Dr Kanjeng Raden Tumenggung (KRT) Radjiman Wedyodiningrat, lahir di Yogyakarta pada 21 April
1879. Ia berasal dari keluarga rakyat biasa. Bapaknya, Sutodrono, hanya seorang penjaga sebuah
toko kecil di Yogyakarta.
Pendidikan
Pendidikan Radjiman dimulai dengan model pembelajaran hanya dengan mendengarkan pelajaran di
bawah jendela kelas saat mengantarkan putra Dr. Wahidin Soedirohoesodo ke sekolah, kemudian
atas belas kasihan guru Belanda disuruh mengikuti pelajaran di dalam kelas sampai akhirnya di usia
20 tahun ia sudah berhasil mendapatkan gelar dokter dan mendapat gelar Master of Art pada usia 24
tahun.

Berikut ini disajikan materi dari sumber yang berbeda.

struct EncArgs {
    Geo g; PointSrc src; const uint2* pair_list; int* rec_dir; int* rec_next; long long* rec; int* upd_list; int* counters;
    uint8_t* dirty; int* dirty_tot;
};
#ifndef ENC_X6_THREADS
#define ENC_X6_THREADS 768
#endif
template <bool X6, int NS>
__device__ __forceinline__ void encode_body(const BatchN<EncArgs, NS>& B, int S, const float* __restrict__ wblob, int64_t N) {
    extern __shared__ __attribute__((aligned(16))) float lds[];
    EN_STAMP(0);
    const int lane = lane_id(), half = lane >> 5, col = lane & 31;
    const int wave = __builtin_amdgcn_readfirstlane((int)((threadIdx.x >> 6) * gridDim.x + blockIdx.x));
    const int nwaves = (int)(gridDim.x * (blockDim.x >> 6));
    Ranges<NS, int> rg;
    rg.pre[0] = 0;
#pragma unroll
    for (int j = 0; j < NS; ++j) {
        rg.cnt[j] = (j < S) ? B.s[j].counters[DIF_C_M] : 0;
        rg.pre[j + 1] = rg.pre[j] + ((rg.cnt[j] + 31) >> 5);
    }
    const int n_tiles = rg.total();
    struct TileIn { uint2 e; float x0, x1, x2; };
    auto gather = [&](bool any, int sm, int lt, int M) __attribute__((always_inline)) {
        TileIn t;
        t.e = make_uint2(DIF_INVALID_KEY, 0u);
        t.x0 = t.x1 = t.x2 = 0.f;
        if (any) {
            const EncArgs& a = B.s[sm];
            const Geo g = a.g;
            const int row = lt * 32 + col;
            if (row < M) {
                t.e = a.pair_list[row];
                const uint32_t v = t.e.y;
                int o = 0;
#pragma unroll
                for (int k = 1; k < 8; ++k) o += ((int64_t)v >= (int64_t)k * N) ? 1 : 0;
                int64_t i = (int64_t)v - (int64_t)o * N;
                float pw[3], nw[3];
                src_point_normal(a.src, a.src.xyz ? Pose{} : pose_of(a.src.frame), i, pw, nw);
                float xn = normalize1(pw[0], g.bx, g.vs);
                float yn = normalize1(pw[1], g.by, g.vs);
                float zn = normalize1(pw[2], g.bz, g.vs);
                float ox = (o & 4) ? 0.5f : -0.5f, oy = (o & 2) ? 0.5f : -0.5f, oz = (o & 1) ? 0.5f : -0.5f;
                float gx = (float)clampi((int)(ceilf(xn + ox) - 1.0f), 0, g.nx - 1);
                float gy = (float)clampi((int)(ceilf(yn + oy) - 1.0f), 0, g.ny - 1);
                float gz = (float)clampi((int)(ceilf(zn + oz) - 1.0f), 0, g.nz - 1);
                float rx = (xn - gx) - 0.5f, ry = (yn - gy) - 0.5f, rz = (zn - gz) - 0.5f;
                float nxv = nw[0], nyv = nw[1], nzv = nw[2];
                t.x0 = half ? ry : rx;
                t.x1 = half ? nxv : rz;
                t.x2 = half ? nzv : nyv;
            }
        }
        return t;
    };
    int sm_n, lt_n, M_n;
    rg.locate(wave, sm_n, lt_n, M_n);
    TileIn nxt = gather(wave < n_tiles, sm_n, lt_n, M_n);
    __builtin_amdgcn_sched_barrier(0);
    stage_weights(lds, wblob, X6 ? E6_BYTES / 4 : ENC_FLOATS);
    EN_STAMP(1);
    for (int T = wave; T < n_tiles; T += nwaves) {
        const TileIn cur = nxt;
        const int sm = sm_n, tile = lt_n, M = M_n;
        rg.locate(T + nwaves, sm_n, lt_n, M_n);
        nxt = gather(T + nwaves < n_tiles, sm_n, lt_n, M_n);
        const EncArgs& a = B.s[sm];
        const int row = tile * 32 + col;
        const bool live = row < M;
        const uint2 e = cur.e;
        const uint32_t key = e.x;
        const uint32_t key_prev = (uint32_t)__shfl_up((int)key, 1), key_next = (uint32_t)__shfl_down((int)key, 1);
        const bool run_head = (col == 0) || (key_prev != key);
        const bool run_tail = (col == 31) || (key_next != key);
        const uint32_t heads32 = (uint32_t)(__ballot(run_head) >> (half * 32));
        const int my_head = 31 - __clz((int)(heads32 & ((2u << col) - 1u)));
        const int rec_id = tile * 32 + __popc(heads32 & ((2u << col) - 1u)) - 1;
        const float x0 = cur.x0, x1 = cur.x1, x2 = cur.x2;
        unsigned nf = (((__float_as_uint(x0) & 0x7f800000u) == 0x7f800000u) || ((__float_as_uint(x1) & 0x7f800000u) == 0x7f800000u) ||
                       ((__float_as_uint(x2) & 0x7f800000u) == 0x7f800000u)) ? 1u : 0u;
        nf |= (unsigned)__shfl_xor((int)nf, 32);
        EN_STAMP(2);
        int dir_pos = 0;
        const bool pusher = live && run_tail && half == 0;
        int* dir = a.rec_dir + (int64_t)key * DIF_DIR_WORDS;
        if (pusher) dir_pos = atomicAdd(dir, 1);
        f16v out;
        if constexpr (X6) out = encoder_tile_x6(lds, x0, x1, x2, lane);
        else out = encoder_tile(lds, x0, x1, x2, lane);
        EN_STAMP(3);
        long long* p = a.rec + (int64_t)rec_id * DIF_REC_WORDS + half * 16;
#pragma unroll
        for (int r = 0; r < 16; ++r) {
            long long v = live ? __float2ll_rn(out[r] * DIF_FIX_SCALE) : 0ll;
            if (half == 1 && r == 13) v = live ? 1ll + ((long long)nf << DIF_REC_POISON_SHIFT) : 0ll;
            v = seg_incl_scan32(v, col, my_head);
            if (live && run_tail) p[r] = v;
        }
        if (pusher) {
            if (dir_pos < DIF_DIR_IDS) dir[2 + dir_pos] = rec_id;
            else a.rec_next[rec_id] = atomicExch(dir + 1, rec_id + 1);
            if (dir_pos == 0) {
                a.upd_list[atomicAdd(a.counters + DIF_C_C, 1)] = (int)key;
                if (a.dirty_tot && !a.dirty[key]) atomicAdd(a.dirty_tot + (key >> 8), 1);
            }
        }
        EN_STAMP(4);
    }
    EN_STAMP(5);
}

Ia juga pernah belajar di Belanda, Perancis, Inggris dan Amerika.
Pilihan belajar ilmu kedokteran yang diambil berangkat dari keprihatinannya ketika melihat
masyarakat Ngawi saat itu dilanda penyakit pes, begitu pula beliau secara khusus belajar ilmu
kandungan untuk menyelamatkan generasi kedepan dimana saat itu banyak Ibu-Ibu yang meninggal
karena melahirkan.
Sejak tahun 1934 ia memilih tinggal di Desa Dirgo, Kecamatan Widodaren, Kabupaten Ngawi dan
mengabdikan dirinya sebagai dokter ahli penyakit pes, ketika banyak warga Ngawi yang meninggal
dunia karena dilanda wabah penyakit tersebut. Rumah kediamannya yang sekarang telah menjadi
situs sudah berusia 134 tahun. Begitu dekatnya Radjiman dengan Bung Karno sampai-
sampai Bung Karno pun telah bertandang dua kali ke rumah tersebut.
Dalam perjalanan sejarah menuju kemerdekaan Indonesia, dr. Radjiman adalah satu-satunya orang
yang terlibat secara akif dalam kancah perjuangan berbangsa dimulai dari munculnya Boedi Utomo
sampai pembentukan BPUPKI. Manuvernya di saat memimpin Budi Utomo yang mengusulkan
pembentukan milisi rakyat disetiap daerah di Indonesia (kesadaran memiliki tentara rakyat) dijawab
Belanda dengan kompensasi membentuk Volksraad dan dr. Radjiman masuk di dalamnya sebagai
wakil dari Boedi Utomo.
Pada tanggal 29 Mei 1945 yakni pada sidang BPUPKI, ia mengajukan pertanyaan “apa dasar negara
Indonesia jika kelak merdeka?” Pertanyaan ini dijawab oleh Bung Karno dengan Pancasila. Jawaban
dan uraian Bung Karno tentang Pancasila sebagai dasar negara Indonesia ini kemudian ditulis oleh
Radjiman selaku ketua BPUPKI dalam sebuah pengantar penerbitan buku Pancasila yang pertama
tahun 1948 di Desa Dirgo, Kecamatan Widodaren, Kabupaten Ngawi. Terbongkarnya dokumen yang
berada di Desa Dirgo, Kecamatan Widodaren, Kabupaten Ngawi ini menjadi temuan baru dalam
sejarah Indonesia yang memaparkan kembali fakta bahwa Soekarno adalah Bapak Bangsa pencetus
Pancasila.
Pada tanggal 9 Agustus 1945 ia membawa Bung Karno dan Bung Hatta ke Saigon dan Da Lat
untuk menemui pimpinan tentara Jepang untuk Asia Timur Raya terkait dengan pemboman
Hiroshima dan Nagasaki yang menyebabkan Jepang berencana menyerah tanpa syarat kepada
Sekutu, yang akan menciptakan kekosongan kekuasaan di Indonesia.
Setelah kemerdekaan
Di masa setelah kemerdekaan RI Radjiman pernah menjadi anggota DPA, KNIP dan pemimpin
sidang DPR pertama di saat Indonesia kembali menjadi negara kesatuan dari RIS.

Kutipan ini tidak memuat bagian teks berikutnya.